*** Recorded information ***

#define VRS_LAUNCH(kernel, grid, block, stream, ev, ...)                                                        \
    do {                                                                                                        \
        if ((ev).start != nullptr || (ev).stop != nullptr)                                                      \
            hipExtLaunchKernelGGL(kernel, grid, block, 0, stream, (ev).start, (ev).stop, 0, __VA_ARGS__);       \
        else                                                                                                    \
            hipLaunchKernelGGL(kernel, grid, block, 0, stream, __VA_ARGS__);                                    \
    } while (0)

#ifndef VRS_MARK
#define VRS_MARK(i)
#define VRS_MARK_FLUSH()
#endif
namespace vrs {

constexpr size_t kStreamInBytes = size_t(128) << 20;

constexpr int kDtUnroll = 8;
constexpr int kLbItems = 16;
constexpr int kLbBatch = 4;
constexpr int kLbWaves = 8;

constexpr int kBins = 256;
constexpr int kThreads = 256;
constexpr int kWaves = kThreads / 64;

__device__ __forceinline__ uint32_t lane_id() {
    return __builtin_amdgcn_mbcnt_hi(~0u, __builtin_amdgcn_mbcnt_lo(~0u, 0u));
}

__device__ __forceinline__ uint32_t opaque(uint32_t x) {
    asm volatile("" : "+v"(x));
    return x;
}

// ... 248 lines not shown
    mutable bool reserved_yet = false;

    __device__ __forceinline__ void publish(uint32_t v) const {
        if (reserved_yet) return;
        reserved_yet = true;
        const uint32_t cnt = v - pad_keys;
        if (cnt) {
            if (foreign) {
                const uint32_t taken = cnt + __hip_atomic_fetch_add(back, cnt, __ATOMIC_RELAXED, __HIP_MEMORY_SCOPE_AGENT);
                reserved = region_len >= taken ? region_len - taken : 0u;
            } else
                reserved = __hip_atomic_fetch_add(cursor, cnt, __ATOMIC_RELAXED, __HIP_MEMORY_SCOPE_WORKGROUP);
        }
    }
    __device__ __forceinline__ void fetch(int, uint32_t (&)[kLbBatch]) const {}
    __device__ __forceinline__ uint32_t resolve(uint32_t (&)[kLbBatch], bool &) const { return reserved; }
};

template <typename K, typename DG>
__device__ __forceinline__ void recount_keys(uint32_t *cnt, const K *keys, uint32_t count, const DG &dg) {
    for (uint32_t j = threadIdx.x; j < count; j += blockDim.x) atomicAdd(&cnt[dg(keys[j])], 1u);
}

template <typename K, int ITEMS, int WAVES, bool PAIRS, int RANK, bool FULL, typename DG, typename LB = NoLookback, typename SRC = NoPieces>
__device__ __forceinline__ void scatter_chunk(ChunkSmem<K, ITEMS, WAVES, PAIRS> &sm, const K *kin,
                                              const uint32_t *vin, K *kout, uint32_t *vout,
                                              uint32_t valid, const DG &dg, uint32_t &run_off, const LB lb = {},
                                              const SRC src = {}, bool stream_in = false) {
    constexpr uint32_t THREADS = WAVES * 64;
    const uint32_t tid = threadIdx.x;
    const uint32_t lane = tid & 63u;
    const uint32_t wave = tid >> 6;

    VRS_MARK(0);
    K key[ITEMS];
    uint32_t val[PAIRS ? ITEMS : 1];
    const uint32_t seg = wave * (ITEMS * 64) + lane;
    if (FULL && !SRC::kEnabled && stream_in) {
#pragma unroll
        for (int i = 0; i < ITEMS; ++i) key[i] = __builtin_nontemporal_load(kin + seg + i * 64);
        if constexpr (PAIRS) {
#pragma unroll
            for (int i = 0; i < ITEMS; ++i) val[i] = __builtin_nontemporal_load(vin + seg + i * 64);
        }
    } else if constexpr (SRC::kEnabled) {
        uint32_t vs[ITEMS];
#pragma unroll
        for (int i = 0; i < ITEMS; ++i) vs[i] = src.first_slot;
#pragma unroll 1
        for (uint32_t p = src.p0; p < src.p1; ++p) {
            const uint32_t lo = __builtin_amdgcn_readlane(src.lo, p), len = __builtin_amdgcn_readlane(src.len, p), vd = __builtin_amdgcn_readlane(src.slot, p);
#pragma unroll
            for (int i = 0; i < ITEMS; ++i) {
                const uint32_t idx = seg + i * 64;
                vs[i] = idx - lo < len ? vd + (idx - lo) : vs[i];
            }
        }
#pragma unroll
        for (int i = 0; i < ITEMS; ++i) {
            const K k = *src.at(vs[i]);
            key[i] = (FULL || seg + i * 64 < valid) ? k : dg.template pad<K>();
        }
        if constexpr (PAIRS) {
#pragma unroll
            for (int i = 0; i < ITEMS; ++i) val[i] = *src.val_at(vs[i]);
        }
    } else {
#pragma unroll
        for (int i = 0; i < ITEMS; ++i) {
            const uint32_t idx = seg + i * 64;
            if constexpr (FULL) {
                key[i] = kin[idx];
            } else {
                const K k = kin[idx < valid ? idx : valid - 1u];
                key[i] = idx < valid ? k : dg.template pad<K>();
            }
        }
        if constexpr (PAIRS) {
#pragma unroll
            for (int i = 0; i < ITEMS; ++i) {
                const uint32_t idx = seg + i * 64;
                val[i] = vin[FULL ? idx : (idx < valid ? idx : valid - 1u)];
            }
        }
    }
    {
        uint32_t *z = &sm.whist[0][0];
#pragma unroll
        for (int v = 0; v < 4; ++v) z[v * THREADS + tid] = 0;
        if constexpr (LB::kEnabled) {
            if (tid == 0) sm.lb_gave_up = 0;
        }
    }
    __syncthreads();
    VRS_MARK(1);

    uint32_t rank[ITEMS];
    uint32_t *my_hist = sm.whist[wave];
    if constexpr (RANK == RANK_ATOMIC) {
#pragma unroll
        for (int i = 0; i < ITEMS; ++i) {
            const uint32_t d = dg(key[i]);
            const uint32_t d0 = __builtin_amdgcn_readfirstlane(d);
            if (__ballot(d == d0) == ~0ull) {
                uint32_t old = 0;
                if (lane == 0u)
                    old = __hip_atomic_fetch_add(&my_hist[d0], 64u, __ATOMIC_RELAXED, __HIP_MEMORY_SCOPE_WORKGROUP);
                rank[i] = __builtin_amdgcn_readfirstlane(old) + lane;
// ... 111 lines not shown
        lb.template store<K, ITEMS, THREADS, FULL>(sm.gbase, key, dst, kout, valid, dg);
    } else {
#pragma unroll
        for (int i = 0; i < ITEMS; ++i) {
            if (FULL || i * THREADS + tid < valid) kout[dst[i]] = key[i];
        }
    }
    VRS_MARK(5);

    if constexpr (PAIRS) {
#pragma unroll
        for (int i = 0; i < ITEMS; ++i) val[i] = sm.vals[i * THREADS + tid];
        if constexpr (LB::kPool) {
            lb.template store_values<ITEMS, THREADS, FULL>(val, dst, vout, valid);
        } else {
#pragma unroll
            for (int i = 0; i < ITEMS; ++i) {
                if (FULL || i * THREADS + tid < valid) vout[dst[i]] = val[i];
            }
        }
    }
}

*** End of Recorded information ***

Please transcribe exactly the lines above from the line that has "constexpr int kLbBatch = 4;" up to and including the line that has "K key[ITEMS];"; no other line belongs in the answer.

constexpr int kLbBatch = 4;
constexpr int kLbWaves = 8;

constexpr int kBins = 256;
constexpr int kThreads = 256;
constexpr int kWaves = kThreads / 64;

__device__ __forceinline__ uint32_t lane_id() {
    return __builtin_amdgcn_mbcnt_hi(~0u, __builtin_amdgcn_mbcnt_lo(~0u, 0u));
}

__device__ __forceinline__ uint32_t opaque(uint32_t x) {
    asm volatile("" : "+v"(x));
    return x;
}

// ... 248 lines not shown
    mutable bool reserved_yet = false;

    __device__ __forceinline__ void publish(uint32_t v) const {
        if (reserved_yet) return;
        reserved_yet = true;
        const uint32_t cnt = v - pad_keys;
        if (cnt) {
            if (foreign) {
                const uint32_t taken = cnt + __hip_atomic_fetch_add(back, cnt, __ATOMIC_RELAXED, __HIP_MEMORY_SCOPE_AGENT);
                reserved = region_len >= taken ? region_len - taken : 0u;
            } else
                reserved = __hip_atomic_fetch_add(cursor, cnt, __ATOMIC_RELAXED, __HIP_MEMORY_SCOPE_WORKGROUP);
        }
    }
    __device__ __forceinline__ void fetch(int, uint32_t (&)[kLbBatch]) const {}
    __device__ __forceinline__ uint32_t resolve(uint32_t (&)[kLbBatch], bool &) const { return reserved; }
};

template <typename K, typename DG>
__device__ __forceinline__ void recount_keys(uint32_t *cnt, const K *keys, uint32_t count, const DG &dg) {
    for (uint32_t j = threadIdx.x; j < count; j += blockDim.x) atomicAdd(&cnt[dg(keys[j])], 1u);
}

template <typename K, int ITEMS, int WAVES, bool PAIRS, int RANK, bool FULL, typename DG, typename LB = NoLookback, typename SRC = NoPieces>
__device__ __forceinline__ void scatter_chunk(ChunkSmem<K, ITEMS, WAVES, PAIRS> &sm, const K *kin,
                                              const uint32_t *vin, K *kout, uint32_t *vout,
                                              uint32_t valid, const DG &dg, uint32_t &run_off, const LB lb = {},
                                              const SRC src = {}, bool stream_in = false) {
    constexpr uint32_t THREADS = WAVES * 64;
    const uint32_t tid = threadIdx.x;
    const uint32_t lane = tid & 63u;
    const uint32_t wave = tid >> 6;

    VRS_MARK(0);
    K key[ITEMS];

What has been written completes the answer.